__Data supplied__:

template <bool AUX>
__device__ __forceinline__ void wl_gemm_bind(int bind, int tile, unsigned long long off, int vb, int gx, int gy) {
  if (bind == 0) wl_gemm_tile<true, true, AUX>(tile, off, vb, gx, gy);
  else if (bind == 1) wl_gemm_tile<true, false, AUX>(tile, off, vb, gx, gy);
  else wl_gemm_tile<false, false, AUX>(tile, off, vb, gx, gy);
}

__device__ __forceinline__ void wl_warm_blob(unsigned long long addr, int bytes) {
  int sink, off;
  asm volatile(
      "s_mov_b32 %1, 0\n"
      "1:\n"
      "s_load_dword %0, %2, %1\n"
      "s_add_u32 %1, %1, 64\n"
      "s_cmp_lt_u32 %1, %3\n"
      "s_cbranch_scc1 1b\n"
      "s_waitcnt lgkmcnt(0)"
      : "=&s"(sink), "=&s"(off)
      : "s"(addr), "s"(bytes)
      : "scc", "memory");
}

#define WL_TOK_DEPTH 4
__device__ __forceinline__ void wl_token_fwd(unsigned long long blob, int vb_, int MT_) {
  const nasrec_gemm_desc_t& g = wl_ref<nasrec_gemm_desc_t>(blob);
  const int vb = __builtin_amdgcn_readfirstlane(vb_), MT = __builtin_amdgcn_readfirstlane(MT_);
  const int lane = threadIdx.x & 63, wave = __builtin_amdgcn_readfirstlane(threadIdx.x >> 6);
  const int e = lane & 15, fg = lane >> 4;
  wl_warm_blob(blob, (int)offsetof(nasrec_gemm_desc_t, seg) + g.nseg * (int)sizeof(nasrec_gemm_seg_t));
  const nasrec_gemm_seg_t& s0 = g.seg[0];
  const int M = s0.M, B = s0.N >> 4;
  const int unit = vb * 4 + wave;
  const int b = unit / MT, mt = unit - b * MT;
  if (b >= B) return;
  const int row = min(mt * 16 + e, M - 1);
  f32x4 acc = {0.f, 0.f, 0.f, 0.f};
  f32x4 fa[WL_TOK_DEPTH];
  float fb[WL_TOK_DEPTH][4];
  int lim[WL_TOK_DEPTH];
  int fq = 0, fk = 0;
  auto fetch = [&](int slot) {
    const bool in = fq < g.nseg;
    const nasrec_gemm_seg_t& sg = g.seg[in ? fq : 0];
    const bool live = in && sg.A != nullptr && sg.K > 0;
    const int K = live ? sg.K : 0, kk = fk + 4 * fg;
    lim[slot] = K - fk;
    const __amdgpu_buffer_rsrc_t ra =
        __builtin_amdgcn_make_buffer_rsrc(const_cast<float*>(sg.A), 0, live ? (int)(4 * ((long)(M - 1) * sg.lda + K)) : 0, 0x00020000);
    const __amdgpu_buffer_rsrc_t rb =
        __builtin_amdgcn_make_buffer_rsrc(const_cast<float*>(sg.B + (long)b * sg.ldb), 0, live ? 64 * K : 0, 0x00020000);
    fa[slot] = __builtin_bit_cast(f32x4, __builtin_amdgcn_raw_buffer_load_b128(ra, 4 * (row * sg.lda + kk), 0, 0));
#pragma unroll
    for (int j = 0; j < 4; ++j) fb[slot][j] = __builtin_bit_cast(float, __builtin_amdgcn_raw_buffer_load_b32(rb, 64 * (kk + j) + 4 * e, 0, 0));
    fk += 16;
    const bool next = fk >= K;
    fq = next ? fq + 1 : fq;
    fk = next ? 0 : fk;
  };
  auto multiply = [&](int slot) {
    const int l = lim[slot];
    if (l <= 0) return;
    f32x4 a = fa[slot];
    if (l < 16) {
#pragma unroll
      for (int j = 0; j < 4; ++j) a[j] = 4 * fg + j < l ? a[j] : 0.f;
    }
#pragma unroll
    for (int j = 0; j < 4; ++j) acc = __builtin_amdgcn_mfma_f32_16x16x4f32(a[j], fb[slot][j], acc, 0, 0, 0);
  };
  int steps = 0;
  for (int q = 0; q < g.nseg; ++q) steps += (g.seg[q].A && g.seg[q].K > 0) ? (g.seg[q].K + 15) >> 4 : 1;
#pragma unroll
  for (int r = 0; r < WL_TOK_DEPTH; ++r) fetch(r);
  for (int t = 0; t < steps; t += WL_TOK_DEPTH) {
#pragma unroll
    for (int r = 0; r < WL_TOK_DEPTH; ++r) {
      multiply(r);
      fetch(r);
    }
  }
  {
    const float v4[4] = {acc[0], acc[1], acc[2], acc[3]};
    if (mt * 16 + 4 * fg < M) epilogue_store_col4<NASREC_CM_TOKJ>(g, s0, mt * 16 + 4 * fg, b * 16 + e, M, v4);
  }
}

#define WL_DENSE_STEPS 8
__device__ __forceinline__ void wl_dense_small(unsigned long long blob, int vb_, int NT_, int MTNB_) {
  const nasrec_gemm_desc_t& g = wl_ref<nasrec_gemm_desc_t>(blob);
  const int vb = __builtin_amdgcn_readfirstlane(vb_), NT = __builtin_amdgcn_readfirstlane(NT_);
  const int MT = __builtin_amdgcn_readfirstlane(MTNB_) & 0xffff, NB = __builtin_amdgcn_readfirstlane(MTNB_) >> 16;
  const int lane = threadIdx.x & 63, wave = __builtin_amdgcn_readfirstlane(threadIdx.x >> 6);
  const int e = lane & 15, fg = lane >> 4;
  wl_warm_blob(blob, (int)offsetof(nasrec_gemm_desc_t, seg) + g.nseg * (int)sizeof(nasrec_gemm_seg_t));
  const nasrec_gemm_seg_t& s0 = g.seg[0];
  const int M = s0.M, N = s0.N;
  const int unit = vb * 4 + wave;
  if (unit >= MT * NT) return;
  const int mt = unit / NT, nt = unit - mt * NT;
  const int row = min(mt * 16 + e, M - 1), col = min(nt * 16 + e, N - 1);
  f32x4 fa[WL_DENSE_STEPS], fb[WL_DENSE_STEPS];
  int lim[WL_DENSE_STEPS];
  int fq = 0, fk = 0;
  f32x4 acc = {0.f, 0.f, 0.f, 0.f};
  for (int batch = 0; batch < NB; ++batch) {
#pragma unroll
  for (int slot = 0; slot < WL_DENSE_STEPS; ++slot) {
    const bool in = fq < g.nseg;
    const nasrec_gemm_seg_t& sg = g.seg[in ? fq : 0];
    const bool live = in && sg.A != nullptr && sg.K > 0;
    const int K = live ? sg.K : 0, kk = fk + 4 * fg;
    lim[slot] = K - fk;
    const __amdgpu_buffer_rsrc_t ra =
        __builtin_amdgcn_make_buffer_rsrc(const_cast<float*>(sg.A), 0, live ? (int)(4 * ((long)(M - 1) * sg.lda + K)) : 0, 0x00020000);
    const __amdgpu_buffer_rsrc_t rb =
        __builtin_amdgcn_make_buffer_rsrc(const_cast<float*>(sg.B), 0, live ? (int)(4 * ((long)(N - 1) * sg.ldb + K)) : 0, 0x00020000);
    fa[slot] = __builtin_bit_cast(f32x4, __builtin_amdgcn_raw_buffer_load_b128(ra, 4 * (row * sg.lda + kk), 0, 0));
    fb[slot] = __builtin_bit_cast(f32x4, __builtin_amdgcn_raw_buffer_load_b128(rb, 4 * (col * sg.ldb + kk), 0, 0));
    fk += 16;
    const bool next = fk >= K;
    fq = next ? fq + 1 : fq;
    fk = next ? 0 : fk;
  }
  if (batch == 0 && g.bias) {
    const float warm = g.bias[g.bias_on_rows ? row : col];
    asm volatile("" ::"v"(warm));
  }
#pragma unroll
  for (int slot = 0; slot < WL_DENSE_STEPS; ++slot) {
    const int l = lim[slot];
    if (l > 0) {
      f32x4 a = fa[slot], b = fb[slot];
      if (l < 16) {
#pragma unroll
        for (int j = 0; j < 4; ++j) {
          const bool in = 4 * fg + j < l;
          a[j] = in ? a[j] : 0.f;
          b[j] = in ? b[j] : 0.f;
        }
      }
#pragma unroll
      for (int j = 0; j < 4; ++j) acc = __builtin_amdgcn_mfma_f32_16x16x4f32(a[j], b[j], acc, 0, 0, 0);
    }
  }
  }
  {
    const float v4[4] = {acc[0], acc[1], acc[2], acc[3]};
    if (mt * 16 + 4 * fg < M && nt * 16 + e < N) epilogue_store_col4<NASREC_CM_PLAIN>(g, s0, mt * 16 + 4 * fg, nt * 16 + e, M, v4);
  }
}

__device__ __forceinline__ void wl_dense_small_dx(unsigned long long blob, int vb_, int TU_) {
  const nasrec_gemm_desc_t& g = wl_ref<nasrec_gemm_desc_t>(blob);
  const int vb = __builtin_amdgcn_readfirstlane(vb_), TU = __builtin_amdgcn_readfirstlane(TU_);
  const int lane = threadIdx.x & 63, wave = __builtin_amdgcn_readfirstlane(threadIdx.x >> 6);
  const int e = lane & 15, fg = lane >> 4;
  wl_warm_blob(blob, (int)offsetof(nasrec_gemm_desc_t, seg) + g.nseg * (int)sizeof(nasrec_gemm_seg_t));
  int t = vb * 4 + wave, q = 0;
  if (t >= TU) return;
  while (q < g.nseg - 1 && t >= ((g.seg[q].M + 15) >> 4) * ((g.seg[q].N + 15) >> 4)) t -= ((g.seg[q].M + 15) >> 4) * ((g.seg[q].N + 15) >> 4), ++q;
  const nasrec_gemm_seg_t& sg = g.seg[q];
  const int M = sg.M, N = sg.N, K = sg.K, NT = (N + 15) >> 4;
  const int mt = t / NT, nt = t - mt * NT;
  if (!sg.A || K <= 0) {
    if (!sg.accumulate) {
#pragma unroll
      for (int r = 0; r < 4; ++r) {
        const int i = mt * 16 + 4 * fg + r, j = nt * 16 + e;
        if (i < M && j < N) epilogue_store<NASREC_CM_PLAIN>(g, sg, i, j, 0.f);
      }
    }
    return;
  }
  const int row = min(mt * 16 + e, M - 1), col = min(nt * 16 + e, N - 1);
  const __amdgpu_buffer_rsrc_t ra = __builtin_amdgcn_make_buffer_rsrc(const_cast<float*>(sg.A), 0, (int)(4 * ((long)(M - 1) * sg.lda + K)), 0x00020000);
  const float* wp = sg.B + col;
  f32x4 fa[WL_DENSE_STEPS];
  float fb[WL_DENSE_STEPS][4];
#pragma unroll
  for (int s = 0; s < WL_DENSE_STEPS; ++s) {
    fa[s] = __builtin_bit_cast(f32x4, __builtin_amdgcn_raw_buffer_load_b128(ra, 4 * (row * sg.lda + 16 * s + 4 * fg), 0, 0));
#pragma unroll
    for (int j = 0; j < 4; ++j) fb[s][j] = wp[(long)min(16 * s + 4 * fg + j, K - 1) * sg.ldb];
  }
  if (sg.Aaux) {
    const __amdgpu_buffer_rsrc_t rx = __builtin_amdgcn_make_buffer_rsrc(const_cast<float*>(sg.Aaux), 0, (int)(4 * ((long)(M - 1) * sg.lda + K)), 0x00020000);
    f32x4 fx[WL_DENSE_STEPS];
#pragma unroll
    for (int s = 0; s < WL_DENSE_STEPS; ++s) fx[s] = __builtin_bit_cast(f32x4, __builtin_amdgcn_raw_buffer_load_b128(rx, 4 * (row * sg.lda + 16 * s + 4 * fg), 0, 0));
#pragma unroll
    for (int s = 0; s < WL_DENSE_STEPS; ++s)
#pragma unroll
      for (int j = 0; j < 4; ++j) fa[s][j] = fx[s][j] > 0.f ? fa[s][j] : 0.f;
  }
  f32x4 acc = {0.f, 0.f, 0.f, 0.f};
#pragma unroll
  for (int s = 0; s < WL_DENSE_STEPS; ++s) {
    if (16 * s < K) {
#pragma unroll
      for (int j = 0; j < 4; ++j) {
        const bool in = 16 * s + 4 * fg + j < K;
        acc = __builtin_amdgcn_mfma_f32_16x16x4f32(in ? fa[s][j] : 0.f, in ? fb[s][j] : 0.f, acc, 0, 0, 0);
      }
    }
  }
  {
    const float v4[4] = {acc[0], acc[1], acc[2], acc[3]};
    if (mt * 16 + 4 * fg < M && nt * 16 + e < N) epilogue_store_col4<NASREC_CM_PLAIN>(g, sg, mt * 16 + 4 * fg, nt * 16 + e, M, v4);
  }
}

#define WL_TOKDX_STEPS 4
#define WL_TOK_MAX_WG (1 << 20)
__device__ __forceinline__ void wl_token_dx_unit(const nasrec_gemm_desc_t& g, int unit, int TU, int e, int fg);
__device__ __forceinline__ void wl_token_dx(unsigned long long blob, int vb_, int TU_) {
  const nasrec_gemm_desc_t& g = wl_ref<nasrec_gemm_desc_t>(blob);
  const int vb = __builtin_amdgcn_readfirstlane(vb_), TU = __builtin_amdgcn_readfirstlane(TU_);
  const int lane = threadIdx.x & 63, wave = __builtin_amdgcn_readfirstlane(threadIdx.x >> 6);
  wl_warm_blob(blob, (int)offsetof(nasrec_gemm_desc_t, seg) + g.nseg * (int)sizeof(nasrec_gemm_seg_t));
  const int total = (g.seg[0].N >> 4) * TU, stride = 4 * min((total + 3) >> 2, WL_TOK_MAX_WG);
  for (int unit = vb * 4 + wave; unit < total; unit += stride) wl_token_dx_unit(g, unit, TU, lane & 15, lane >> 4);
}
__device__ __forceinline__ void wl_token_dx_unit(const nasrec_gemm_desc_t& g, int unit, int TU, int e, int fg) {
  const int b = unit / TU;
  int t = unit - b * TU, q = 0;
  while (q < g.nseg && t >= ((g.seg[q].M + 15) >> 4)) t -= (g.seg[q].M + 15) >> 4, ++q;
  const nasrec_gemm_seg_t& sg = g.seg[q];
  const int M = sg.M, K = sg.K;
  if (!sg.A || K <= 0) {
    if (!sg.accumulate) {
#pragma unroll
      for (int r = 0; r < 4; ++r) {
        const int i = t * 16 + 4 * fg + r;
        if (i < M) epilogue_store<NASREC_CM_TOKJ>(g, sg, i, b * 16 + e, 0.f);
      }
    }
    return;
  }
  const int row = min(t * 16 + e, M - 1);
  const float* wp = sg.A + row;
  const float* yb = sg.B + (long)b * sg.ldb + e;
  float fa[WL_TOKDX_STEPS][4], fb[WL_TOKDX_STEPS][4];
#pragma unroll
  for (int s = 0; s < WL_TOKDX_STEPS; ++s)
#pragma unroll
    for (int j = 0; j < 4; ++j) {
      const int k = min(16 * s + 4 * fg + j, K - 1);
      fa[s][j] = wp[(long)k * sg.lda];
      fb[s][j] = yb[k * 16];
    }
  if (sg.Baux) {
    const float* xb = sg.Baux + (long)b * sg.ldb + e;
    float fx[WL_TOKDX_STEPS][4];
#pragma unroll
    for (int s = 0; s < WL_TOKDX_STEPS; ++s)
#pragma unroll
      for (int j = 0; j < 4; ++j) fx[s][j] = xb[min(16 * s + 4 * fg + j, K - 1) * 16];
#pragma unroll
    for (int s = 0; s < WL_TOKDX_STEPS; ++s)
#pragma unroll
      for (int j = 0; j < 4; ++j) fb[s][j] = fx[s][j] > 0.f ? fb[s][j] : 0.f;
  }
  f32x4 acc = {0.f, 0.f, 0.f, 0.f};
#pragma unroll
  for (int s = 0; s < WL_TOKDX_STEPS; ++s) {
    if (16 * s < K) {
#pragma unroll
      for (int j = 0; j < 4; ++j) {
        const bool in = 16 * s + 4 * fg + j < K;
        acc = __builtin_amdgcn_mfma_f32_16x16x4f32(in ? fa[s][j] : 0.f, in ? fb[s][j] : 0.f, acc, 0, 0, 0);
      }
    }
  }
  {
    const float v4[4] = {acc[0], acc[1], acc[2], acc[3]};
    if (t * 16 + 4 * fg < M) epilogue_store_col4<NASREC_CM_TOKJ>(g, sg, t * 16 + 4 * fg, b * 16 + e, M, v4);
  }
}

__device__ __forceinline__ void wl_gemm_second_pass(unsigned long long blob, int vb_, int per_) {
  const nasrec_gemm_desc_t& g = wl_ref<nasrec_gemm_desc_t>(blob);
  const int vb = __builtin_amdgcn_readfirstlane(vb_), per = __builtin_amdgcn_readfirstlane(per_);
  const int nprob = g.zmode ? g.nseg : 1;
  int Mmax = 0, Nmax = 0;
  for (int q = 0; q < nprob; ++q) {
    Mmax = max(Mmax, g.seg[q].M);
    Nmax = max(Nmax, g.seg[q].N);
  }
  const int z = vb / per;
  const long e = (long)(vb - z * per) * 256 + threadIdx.x;
  if (g.cmode == NASREC_CM_PLAIN)
    splitk_second_pass<NASREC_CM_PLAIN>(g, Mmax, Nmax, z, e);
  else
    splitk_second_pass<NASREC_CM_TOKJ>(g, Mmax, Nmax, z, e);
}

__device__ __forceinline__ void wl_mha_fwd(unsigned long long blob, int vb) {
  mha_fwd_tok(wl_ref<nasrec_mha_desc_t>(blob), __builtin_amdgcn_readfirstlane(vb), wl_lds);
}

__What to produce__: Only the lines from the top of the data through the line that contains "else if (bind" should be quoted, exactly as they stand.

__Task response__:
template <bool AUX>
__device__ __forceinline__ void wl_gemm_bind(int bind, int tile, unsigned long long off, int vb, int gx, int gy) {
  if (bind == 0) wl_gemm_tile<true, true, AUX>(tile, off, vb, gx, gy);
  else if (bind == 1) wl_gemm_tile<true, false, AUX>(tile, off, vb, gx, gy);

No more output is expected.